Our previous studies identified a genetic locus called Hiccs that controls bacteria-driven invasive colon cancer through effects on innate inflammation. In this grant we have identified the Hiccs locus gene, Alpk1, as a potent regulator of intestinal inflammation. These studies showed Alpk1 in macrophages regulates intestinal inflammatory T cell responses following microbial challenge. Loss of Alpk1 in macrophages led to increased cytokine IL-12 expression, skewing T cell responses from a Th17 to Th1 phenotype thus promoting intestinal inflammation and colitis. Our findings complement work from others showing Alpk1 is a sensor of bacterial cell wall metabolites, which taken together suggest a central role for this pathway in host recognition of intestinal bacteria.
We have also examined the interplay between bacterial communities in the gut and intestinal inflammation. Using a mouse model of colitis and high-throughput sequencing technologies we have found an increased transcription and abundance of microbial gene families involved in responses to nutrient deprivation, antimicrobial peptide production and oxidative stress, suggesting an adaptation of microbial communities to withstand environmental stressors in the inflammatory environment. As part of this research direction, we also found that a polysaccharide produced by Helicobacter hepaticus induces an anti-inflammatory and repair programme in macrophages via a TLR2-MSK-CREB pathway. This provides a molecular mechanism underpinning mutualism between host cells and commensal bacteria, which with further investigation may open up new therapeutic strategies for infectious disease and IBD.
Building on our previous studies linking the cytokine IL-22 to inflammation-driven colorectal cancer, we have also examined further the role of the IL-22 pathway in human CRC. We have identified a synergistic pathway between IL-22 signalling and an oncogene commonly mutated in CRC. Our work shows this synergistic pathway is associated with worse outcomes in human disease and promotes increased proliferation of cancer cells in organoid models. We are now beginning to define the mechanism of synergy in ongoing studies. On the basis of these data we are also progressing to experimental medicine studies exploring anti-cytokine therapy in a subset of CRC patients with clinically aggressive disease.

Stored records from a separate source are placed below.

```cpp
void launch_k0(const uint8_t* in_u8, int8_t* out_s8, int32_t* rterm, uint64_t n_rows, hipStream_t st);
void launch_k1(const K1Params& p, uint32_t n_directed, uint32_t max_row_blocks, hipStream_t st);
void launch_k1_dot4(const K1Params& p, uint32_t n_directed, uint32_t max_row_blocks, hipStream_t st);
void launch_k1_resolve(const K1Params& p, uint32_t n_directed, uint32_t max_row_blocks, hipStream_t st);
void launch_k2(const K2Params& p, uint32_t n_pairs, bool write, hipStream_t st);
void launch_k2_entries(const K2eParams& p, uint32_t n_pairs, bool write, hipStream_t st);
void launch_scan(const uint32_t* counts, uint64_t* offsets, uint32_t n, uint64_t* running_total, hipStream_t st);

struct MultiState {
  uint32_t ngeo;
  uint32_t done;
  uint32_t acc_inl;
  uint32_t pad;
  uint32_t trials[4], models[4];
};
struct MultiParams {
  const uint64_t* cur_off;
  const uint32_t* cur_matches;
  const uint64_t* orig_off;
  const dsm_two_view_geometry* tvg;
  const uint32_t* inl;
  const uint32_t* inl_counts;
  MultiState* state;
  dsm_two_view_geometry* first;
  uint32_t* acc;
  unsigned char* keep;
  uint32_t* next_count;
  const uint64_t* next_off;
  uint32_t* next_matches;
  uint32_t* active;
  int32_t ignore_watermark;
  int32_t stage_filter;
  uint64_t min_num_inliers;
  uint32_t n_pairs;
  dsm_two_view_geometry* out_tvg;
  uint32_t* out_inl_counts;
// ... 7 lines not shown
```

dagsfm_amd/csrc/match_kernels.hip:

```cpp
#include <hip/hip_runtime.h>
#include <stdint.h>

#include <type_traits>

#include "kernels.h"

typedef int v4i __attribute__((ext_vector_type(4)));
typedef int v16i __attribute__((ext_vector_type(16)));

template <int B, int E, typename F>
__device__ __forceinline__ void static_for(F&& f) {
  if constexpr (B < E) {
    f(std::integral_constant<int, B>());
    static_for<B + 1, E>(f);
  }
}

__global__ __launch_bounds__(256) void k0_prepare(const uint8_t* __restrict__ in_u8,
                                                  int8_t* __restrict__ out_s8,
                                                  int32_t* __restrict__ rterm,
                                                  uint64_t n_rows) {
  const uint64_t gid = (uint64_t)blockIdx.x * blockDim.x + threadIdx.x;
  const uint64_t row = gid >> 3;
  const uint32_t chunk = (uint32_t)gid & 7u;
// ... 26 lines not shown
        : [a0] "v"(a[0]), [a1] "v"(a[1]), [a2] "v"(a[2]), [a3] "v"(a[3]), [a4] "v"(a[4]), [a5] "v"(a[5]), [a6] "v"(a[6]));
  } else if constexpr (Q == 1) {
    asm volatile(
        "v_max3_i32 %[t], %[t], %[a0], %[a1]\n\t"
        "v_max3_i32 %[t], %[t], %[a2], %[a3]\n\t"
        "v_max3_i32 %[t], %[t], %[a4], %[a5]"
        : [t] "+v"(t)
        : [a0] "v"(a[7]), [a1] "v"(a[8]), [a2] "v"(a[9]), [a3] "v"(a[10]), [a4] "v"(a[11]), [a5] "v"(a[12]));
  } else if constexpr (Q == 2) {
    asm volatile(
        "v_max3_i32 %[t], %[t], %[a0], %[a1]\n\t"
        "v_max3_i32 %[t], %[t], %[a2], %[s]\n\t"
        "v_min_i32 %[s], %[t], %[b]"
        : [t] "+v"(t), [s] "+v"(second)
        : [b] "v"(best), [a0] "v"(a[13]), [a1] "v"(a[14]), [a2] "v"(a[15]));
  } else {
    asm volatile(
        "v_cmp_gt_i32 vcc, %[t], %[b]\n\t"
        "v_cndmask_b32 %[bt], %[bt], %[tile], vcc\n\t"
        "v_max_i32 %[b], %[t], %[b]"
        : [b] "+v"(best), [bt] "+v"(btile)
        : [t] "v"(t), [tile] "v"(tile)
        : "vcc");
  }
}
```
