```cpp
template <class F> static inline int dispatch_dy_h(int Dy, int H, F&& f) {
    return pick_dy(Dy, [&](auto dy) { return pick_h(H, [&](auto h) { return f(dy, h); }); });
}
template <class F> static inline int dispatch_dy_h_m(int Dy, int H, int M, F&& f) {
    return dispatch_dy_h(Dy, H, [&](auto dy, auto h) { return pick_m(M, [&](auto m) { return f(dy, h, m); }); });
}
template <class F> static inline int dispatch_shape(int Dx, int Dy, int H, F&& f) {
    return pick_dx(Dx, [&](auto dx) { return dispatch_dy_h(Dy, H, [&](auto dy, auto h) { return f(dx, dy, h); }); });
}
template <class F> static inline int dispatch_shape_m(int Dx, int Dy, int H, int M, F&& f) {
    return pick_dx(Dx, [&](auto dx) { return dispatch_dy_h_m(Dy, H, M, [&](auto dy, auto h, auto m) { return f(dx, dy, h, m); }); });
}
}

static inline int wr_cluster(int B, int N, int M) {
    int K = 8;
    while (K > 1 && ((long long)B * K > 256 || N < 4 * K || (N + K - 1) / K * (K - 1) >= N)) K >>= 1;
    (void)M;
    return K;
}

#ifdef PSVO_SECTION_TIMERS
#define PSVO_TIMERS_DEFINE(name)                                                                        \
    __device__ unsigned long long g_sec_##name[32];                                                       \
    extern "C" int psvo_debug_timers_##name(unsigned long long* out, int reset) {                         \
        if (hipMemcpyFromSymbol(out, HIP_SYMBOL(g_sec_##name), 32 * sizeof(unsigned long long)) != hipSuccess) \
            return -1;                                                                                    \
        if (reset) {                                                                                      \
            unsigned long long z[32] = {0};                                                               \
            if (hipMemcpyToSymbol(HIP_SYMBOL(g_sec_##name), z, sizeof(z)) != hipSuccess) return -1;       \
        }                                                                                                 \
        return 0;                                                                                         \
    }
#define SEC_INIT(name)                                                                          \
    unsigned long long* const _sec = g_sec_##name;                                              \
    const bool _rec = (blockIdx.x == 0 && blockIdx.y == 0 && threadIdx.x == 0);                 \
    unsigned long long _tp = clock64();
#define SEC(i)                                   \
    do {                                         \
        const unsigned long long _tn = clock64(); \
        if (_rec) _sec[i] += _tn - _tp;          \
        _tp = _tn;                               \
    } while (0)
#else
#define PSVO_TIMERS_DEFINE(name)
#define SEC_INIT(name)
#define SEC(i)
#endif

__device__ __forceinline__ float exp2_fast(float x) { return __builtin_amdgcn_exp2f(x); }
__device__ __forceinline__ float log2_fast(float x) { return __builtin_amdgcn_logf(x); }

typedef float f2 __attribute__((ext_vector_type(2)));
__device__ __forceinline__ f2 pk_fma(f2 a, f2 b, f2 c) { return __builtin_elementwise_fma(a, b, c); }
__device__ __forceinline__ f2 pk_max(f2 a, f2 b) { return __builtin_elementwise_max(a, b); }
template <int HALF>
__device__ __forceinline__ f2 pk_fma_bcast(f2 a, f2 b, f2 c) {
    f2 d;
    if constexpr (HALF == 0)
        asm("v_pk_fma_f32 %0, %1, %2, %3 op_sel_hi:[0,1,1]" : "=v"(d) : "v"(a), "v"(b), "v"(c));
    else
        asm("v_pk_fma_f32 %0, %1, %2, %3 op_sel:[1,0,0] op_sel_hi:[1,1,1]" : "=v"(d) : "v"(a), "v"(b), "v"(c));
    return d;
}

__device__ __forceinline__ void keep_in_vgpr(float& x) { asm volatile("" : "+v"(x)); }
template <int K>
__device__ __forceinline__ void keep_in_vgpr(float (&x)[K]) {
#pragma unroll
    for (int i = 0; i < K; ++i) asm volatile("" : "+v"(x[i]));
}

template <class T>
__device__ __forceinline__ T* arg_ptr(unsigned byte_off) {
    asm volatile("" : "+s"(byte_off));
    typedef const char __attribute__((address_space(4))) * kptr;
    const kptr kp = (kptr)__builtin_amdgcn_kernarg_segment_ptr();
    typedef T* const __attribute__((address_space(4))) * pptr;
    return *(pptr)(kp + byte_off);
}
template <int NPTR>
__device__ __forceinline__ void arg_block(unsigned byte_off, unsigned long long (&out)[NPTR]) {
    static_assert(NPTR == 2 || NPTR == 4 || NPTR == 8, "pointer block of 2, 4 or 8");
    asm volatile("" : "+s"(byte_off));
    typedef const char __attribute__((address_space(4))) * kptr;
    const kptr kp = (kptr)__builtin_amdgcn_kernarg_segment_ptr();
    typedef unsigned long long vec_t __attribute__((ext_vector_type(NPTR)));
    typedef const vec_t __attribute__((address_space(4))) * vptr;
    const vec_t v = *(vptr)(kp + byte_off);
#pragma unroll
    for (int i = 0; i < NPTR; ++i) out[i] = v[i];
}
#define PSVO_ARG(args_type, field) \
    ::psvo::arg_ptr<std::remove_pointer_t<decltype(args_type::field)>>((unsigned)offsetof(args_type, field))

__device__ __forceinline__ float emis_mean(float r) { return (r > 20.f ? r : log1pf(expf(r))) + 1e-6f; }
__device__ __forceinline__ float emis_dmean(float r) { return 1.f / (1.f + expf(-r)); }

template <int DIN, int H, int DOUT, int L = 1>
struct MlpLds;

template <int DIN, int H, int DOUT>
struct MlpLds<DIN, H, DOUT, 1> {
    static constexpr int kW1 = 0;
    static constexpr int kB1 = DIN * H;
    static constexpr int kW2 = kB1 + H;
    static constexpr int kB2 = kW2 + DOUT * H;
    static constexpr int kSize = kB2 + ((DOUT + 3) & ~3);

    __device__ static void load(float* __restrict__ w, const psvo_mlp& p, int tid, int nthreads) {
        for (int i = tid; i < DIN * H; i += nthreads) w[kW1 + i] = p.W1[i];
        for (int i = tid; i < H; i += nthreads) w[kB1 + i] = p.b1[i];
        for (int i = tid; i < DOUT * H; i += nthreads) {
            const int o = i / H, k = i - o * H;
            w[kW2 + i] = p.W2[k * DOUT + o];
        }
        for (int i = tid; i < ((DOUT + 3) & ~3); i += nthreads) w[kB2 + i] = i < DOUT ? p.b2[i] : 0.f;
    }

    __device__ __forceinline__ static void group4(const float* __restrict__ w, int k, const float (&x)[DIN],
                                                  f2 (&acc)[DOUT]) {
        const float4 b = *reinterpret_cast<const float4*>(w + kB1 + k);
        f2 ha = f2{b.x, b.y}, hb = f2{b.z, b.w};
#pragma unroll
        for (int i = 0; i < DIN; ++i) {
            const float4 wi = *reinterpret_cast<const float4*>(w + kW1 + i * H + k);
            const f2 xi = f2{x[i], x[i]};
            ha = pk_fma(xi, f2{wi.x, wi.y}, ha);
            hb = pk_fma(xi, f2{wi.z, wi.w}, hb);
        }
        const f2 zero = f2{0.f, 0.f};
        ha = pk_max(ha, zero);
        hb = pk_max(hb, zero);
#pragma unroll
        for (int o = 0; o < DOUT; ++o) {
            const float4 wo = *reinterpret_cast<const float4*>(w + kW2 + o * H + k);
            acc[o] = pk_fma(ha, f2{wo.x, wo.y}, acc[o]);
            acc[o] = pk_fma(hb, f2{wo.z, wo.w}, acc[o]);
        }
    }

    template <bool ROLLED = false>
    __device__ __forceinline__ static void eval(const float* __restrict__ w, const float (&x)[DIN],
                                                float (&out)[DOUT]) {
        f2 acc[DOUT];
#pragma unroll
        for (int o = 0; o < DOUT; ++o) acc[o] = f2{w[kB2 + o], 0.f};
        if constexpr (ROLLED && (H % 8 == 0) && (H > 8)) {
#pragma unroll 1
            for (int k = 0; k < H; k += 8) {
                group4(w, k, x, acc);
                group4(w, k + 4, x, acc);
            }
        } else {
#pragma unroll
            for (int k = 0; k < H; k += 4) group4(w, k, x, acc);
        }
#pragma unroll
        for (int o = 0; o < DOUT; ++o) out[o] = acc[o].x + acc[o].y;
    }

    template <int S, int PB = 0>
    __device__ __forceinline__ static void eval_part(const float* __restrict__ w, int part, const float (&x)[DIN],
                                                     float (&out)[DOUT]) {
        constexpr int HP = H / S;
        static_assert(HP % 4 == 0, "hidden slice must be a multiple of 4");
        const float* wp = w + part * HP;
        f2 acc[DOUT];
#pragma unroll
        for (int o = 0; o < DOUT; ++o) acc[o] = f2{part == 0 ? w[kB2 + o] : 0.f, 0.f};
#pragma unroll
        for (int k = 0; k < HP; k += 4) group4(wp, k, x, acc);
#pragma unroll
        for (int o = 0; o < DOUT; ++o) out[o] = acc[o].x + acc[o].y;
    }

    __device__ __forceinline__ static void bwd_group4(const float* __restrict__ w, int k, const float (&x)[DIN],
                                                      const float (&dout)[DOUT], f2 (&dxa)[DIN]) {
        const float4 b = *reinterpret_cast<const float4*>(w + kB1 + k);
        f2 pa = f2{b.x, b.y}, pb = f2{b.z, b.w};
        f2 wa[DIN], wb[DIN];
#pragma unroll
        for (int i = 0; i < DIN; ++i) {
            const float4 wi = *reinterpret_cast<const float4*>(w + kW1 + i * H + k);
            wa[i] = f2{wi.x, wi.y};
            wb[i] = f2{wi.z, wi.w};
            const f2 xi = f2{x[i], x[i]};
            pa = pk_fma(xi, wa[i], pa);
            pb = pk_fma(xi, wb[i], pb);
        }
        f2 da = f2{0.f, 0.f}, db = da;
#pragma unroll
        for (int o = 0; o < DOUT; ++o) {
            const float4 wo = *reinterpret_cast<const float4*>(w + kW2 + o * H + k);
            const f2 go = f2{dout[o], dout[o]};
            da = pk_fma(go, f2{wo.x, wo.y}, da);
            db = pk_fma(go, f2{wo.z, wo.w}, db);
        }
        da = f2{pa.x > 0.f ? da.x : 0.f, pa.y > 0.f ? da.y : 0.f};
        db = f2{pb.x > 0.f ? db.x : 0.f, pb.y > 0.f ? db.y : 0.f};
#pragma unroll
        for (int i = 0; i < DIN; ++i) {
            dxa[i] = pk_fma(da, wa[i], dxa[i]);
            dxa[i] = pk_fma(db, wb[i], dxa[i]);
        }
    }

    template <int S, int PB = 0>
    __device__ __forceinline__ static void bwd_input_part(const float* __restrict__ w, int part, const float (&x)[DIN],
                                                          const float (&dout)[DOUT], float (&dx)[DIN]) {
        constexpr int HP = H / S;
        const float* wp = w + part * HP;
        f2 dxa[DIN];
#pragma unroll
        for (int i = 0; i < DIN; ++i) dxa[i] = f2{dx[i], 0.f};
#pragma unroll
// ... 371 lines not shown
```
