# lenskit/lkpy

Hardware: AMD Instinct MI355X
Metric: ALS-implicit epochs/sec (ML-25M-shaped, k=64) (higher is better)
Workload: dtype f32; 1 GPU; MovieLens-25M-shaped, als-implicit k=64, 829 timed epochs, 1 x MI355X; solver=cholesky, n_items=62423, nnz=25000095, parallelism=single GPU

## Files before the change

### include/lkamd.h

```cpp
#ifndef LKAMD_H
#define LKAMD_H

#include <stddef.h>
#include <stdint.h>

#ifdef __cplusplus
extern "C" {
#endif

#define LK_OK 0
#define LK_E_INVALID (-1)
#define LK_E_HIP (-2)
#define LK_E_NOT_SPD (-3)
#define LK_E_NAN_SIM (-4)
#define LK_E_NOMEM (-5)
#define LK_E_CANCELLED (-6)

#define LK_SOLVER_CHOLESKY 0
#define LK_SOLVER_CG 1
#define LK_SOLVER_AUTO 2

const char *lk_last_error(void);
const char *lk_version(void);
int lk_device_count(void);
// ... 7 lines not shown

typedef struct lk_task_ctl lk_task_ctl;
int lk_task_ctl_create(lk_task_ctl **out);
void lk_task_ctl_destroy(lk_task_ctl *ctl);
void lk_task_ctl_cancel(lk_task_ctl *ctl);
int lk_task_ctl_cancelled(const lk_task_ctl *ctl);
void lk_task_ctl_reset(lk_task_ctl *ctl);
int lk_task_ctl_progress(const lk_task_ctl *ctl, int64_t *rows_done, int64_t *rows_total);

size_t lk_gramian_workspace_bytes(int32_t k);
int lk_gramian(const float *d_m, int64_t n, int32_t k, int32_t ld, float reg, float *d_out,
               int32_t ld_out, void *d_ws, void *stream);

typedef struct lk_als_plan lk_als_plan;

int lk_als_plan_create(lk_als_plan **out, const void *h_indptr, int indptr_is_64, int64_t n_rows,
                       int32_t k, int32_t solver);
#define LK_ALS_PLAN_REFERENCE_ORDER 1
#define LK_ALS_PLAN_HYBRID_ORDER 2
int lk_als_plan_create_ex(lk_als_plan **out, const void *h_indptr, int indptr_is_64,
                          int64_t n_rows, int32_t k, int32_t solver, int32_t flags);
void lk_als_plan_destroy(lk_als_plan *plan);
int64_t lk_als_plan_long_rows(const lk_als_plan *plan);
const float *lk_als_plan_yref(const lk_als_plan *plan, const void *d_ws);
size_t lk_als_plan_workspace_bytes(const lk_als_plan *plan);
int32_t lk_als_plan_solver(const lk_als_plan *plan);

int lk_als_plan_set_cg(lk_als_plan *plan, float tol, int32_t max_iter);
int lk_als_plan_cg_stats(const lk_als_plan *plan, void *d_ws, void *stream,
                         int64_t *out_iterations, int64_t *out_rows);
int lk_als_plan_set_ctl(lk_als_plan *plan, lk_task_ctl *ctl);
int64_t lk_als_plan_short_rows(const lk_als_plan *plan);
int64_t lk_als_plan_woodbury_rows(const lk_als_plan *plan);
int lk_als_plan_set_z(lk_als_plan *plan, const float *d_z);
int lk_als_plan_set_z_workspace(lk_als_plan *plan, float *d_zbuf);
int lk_als_plan_set_rhs_workspace(lk_als_plan *plan, float *d_y);
int lk_als_plan_set_z_shared(lk_als_plan *plan, const float *d_z, const void *d_flag);
int lk_als_plan_set_z_leader(lk_als_plan *plan, int on);
const void *lk_als_plan_z_flag(const lk_als_plan *plan, const void *d_ws);
size_t lk_spd_inverse_workspace_bytes(int32_t k);
int lk_spd_inverse(const float *d_a, int32_t lda, int32_t k, float *d_out, int32_t *d_flag,
                   void *d_ws, void *stream);

int lk_als_implicit_half_epoch(const lk_als_plan *plan, const void *d_indptr,
                               const int32_t *d_indices, const float *d_values, int64_t n_rows,
                               int64_t n_cols, int32_t k, float *d_this, int32_t ld_this,
// ... 410 lines not shown
```

### lkpy_amd/_native.py

```python

from __future__ import annotations

import ctypes
import os
import re
from ctypes import POINTER, c_char_p, c_float, c_int, c_int32, c_int64, c_size_t, c_void_p
from pathlib import Path

_PKG = Path(__file__).resolve().parent
LIB_PATH = Path(os.environ.get("LK_AMD_LIBRARY", _PKG / "_lkamd.so"))
HEADER_PATH = _PKG.parent / "include" / "lkamd.h"

LK_OK = 0
LK_E_INVALID = -1
LK_E_HIP = -2
LK_E_NOT_SPD = -3
LK_E_NAN_SIM = -4
LK_E_NOMEM = -5
LK_E_CANCELLED = -6

SOLVER_CHOLESKY = 0
SOLVER_CG = 1
SOLVER_AUTO = 2

# ... 49 lines not shown
        "lk_task_ctl_create": (c_int, [POINTER(vp)]),
        "lk_task_ctl_destroy": (None, [vp]),
        "lk_task_ctl_cancel": (None, [vp]),
        "lk_task_ctl_cancelled": (c_int, [vp]),
        "lk_task_ctl_reset": (None, [vp]),
        "lk_task_ctl_progress": (c_int, [vp, POINTER(c_int64), POINTER(c_int64)]),
        "lk_als_plan_set_ctl": (c_int, [vp, vp]),
        "lk_iknn_plan_set_ctl": (c_int, [vp, vp]),
        "lk_iknn_plan_enable_timing": (c_int, [vp, c_int]),
        "lk_iknn_plan_get_timing": (c_int, [vp, POINTER(ctypes.c_double), POINTER(c_int32)]),
        "lk_argtopn_workspace_bytes": (c_size_t, [c_int64, c_int64, c_int32]),
        "lk_gramian_workspace_bytes": (c_size_t, [c_int32]),
        "lk_gramian": (c_int, [vp, c_int64, c_int32, c_int32, c_float, vp, c_int32, vp, vp]),
        "lk_als_plan_create": (c_int, [POINTER(vp), vp, c_int, c_int64, c_int32, c_int32]),
        "lk_als_plan_create_ex": (c_int, [POINTER(vp), vp, c_int, c_int64, c_int32, c_int32,
                                          c_int32]),
        "lk_als_plan_destroy": (None, [vp]),
        "lk_als_plan_workspace_bytes": (c_size_t, [vp]),
        "lk_als_plan_solver": (c_int32, [vp]),
        "lk_als_plan_set_cg": (c_int, [vp, c_float, c_int32]),
        "lk_als_plan_cg_stats": (c_int, [vp, vp, vp, POINTER(c_int64), POINTER(c_int64)]),
        "lk_als_plan_short_rows": (c_int64, [vp]),
        "lk_als_plan_long_rows": (c_int64, [vp]),
        "lk_als_plan_yref": (vp, [vp, vp]),
        "lk_als_plan_woodbury_rows": (c_int64, [vp]),
        "lk_als_plan_set_z": (c_int, [vp, vp]),
        "lk_als_plan_set_z_workspace": (c_int, [vp, vp]),
        "lk_als_plan_set_rhs_workspace": (c_int, [vp, vp]),
        "lk_als_plan_set_z_shared": (c_int, [vp, vp, vp]),
        "lk_als_plan_set_z_leader": (c_int, [vp, c_int]),
        "lk_als_plan_z_flag": (vp, [vp, vp]),
        "lk_spd_inverse_workspace_bytes": (c_size_t, [c_int32]),
        "lk_spd_inverse": (c_int, [vp, c_int32, c_int32, vp, vp, vp, vp]),
        "lk_als_implicit_half_epoch": (
            c_int,
            [vp, vp, vp, vp, c_int64, c_int64, c_int32, vp, c_int32, vp, c_int32, vp, c_int32, vp,
             vp, vp],
        ),
        "lk_als_implicit_epoch": (
            c_int,
            [vp, vp, vp, vp, vp, vp, vp, vp, c_int32, vp, vp, vp, c_int32, c_float, vp, c_int32,
             c_float, vp, vp, vp, vp, vp],
        ),
        "lk_als_explicit_half_epoch": (
            c_int,
            [vp, vp, vp, vp, c_int64, c_int64, c_int32, vp, c_int32, vp, c_int32, c_float, vp, vp,
# ... 307 lines not shown
```

### lkpy_amd/csrc/als_chol.hip

```cpp
#include <algorithm>
#include <utility>

#include "als_plan.h"
#include "common.h"
#include "delta_reduce.h"

#ifndef LK_ALS_RING
#define LK_ALS_RING 4
#endif

namespace lk {

#ifdef LK_ALS_PHASES
__device__ unsigned *lk_als_phase_buf;
#define LK_PHASE_T(var) const unsigned long long var = __builtin_amdgcn_s_memtime()
#define LK_PHASE_ADD(i, a, b) \
    if (lane_id() == 0 && lk_als_phase_buf) lk_als_phase_buf[t * 8 + (i)] = (unsigned)((b) - (a))
#else
#define LK_PHASE_T(var)
#define LK_PHASE_ADD(i, a, b)
#endif
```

In sum, our work supported by the ERC identifies novel pathways promoting intestinal homeostasis that may pave the way for new strategies to combat intestinal inflammation. Additionally, our studies have revealed how inflammatory signalling may drive CRC progression of patients whose tumours have defined molecular profiles. We we are now planning experimental medicine trials to test anti-cytokine therapies in colorectal cancer patients.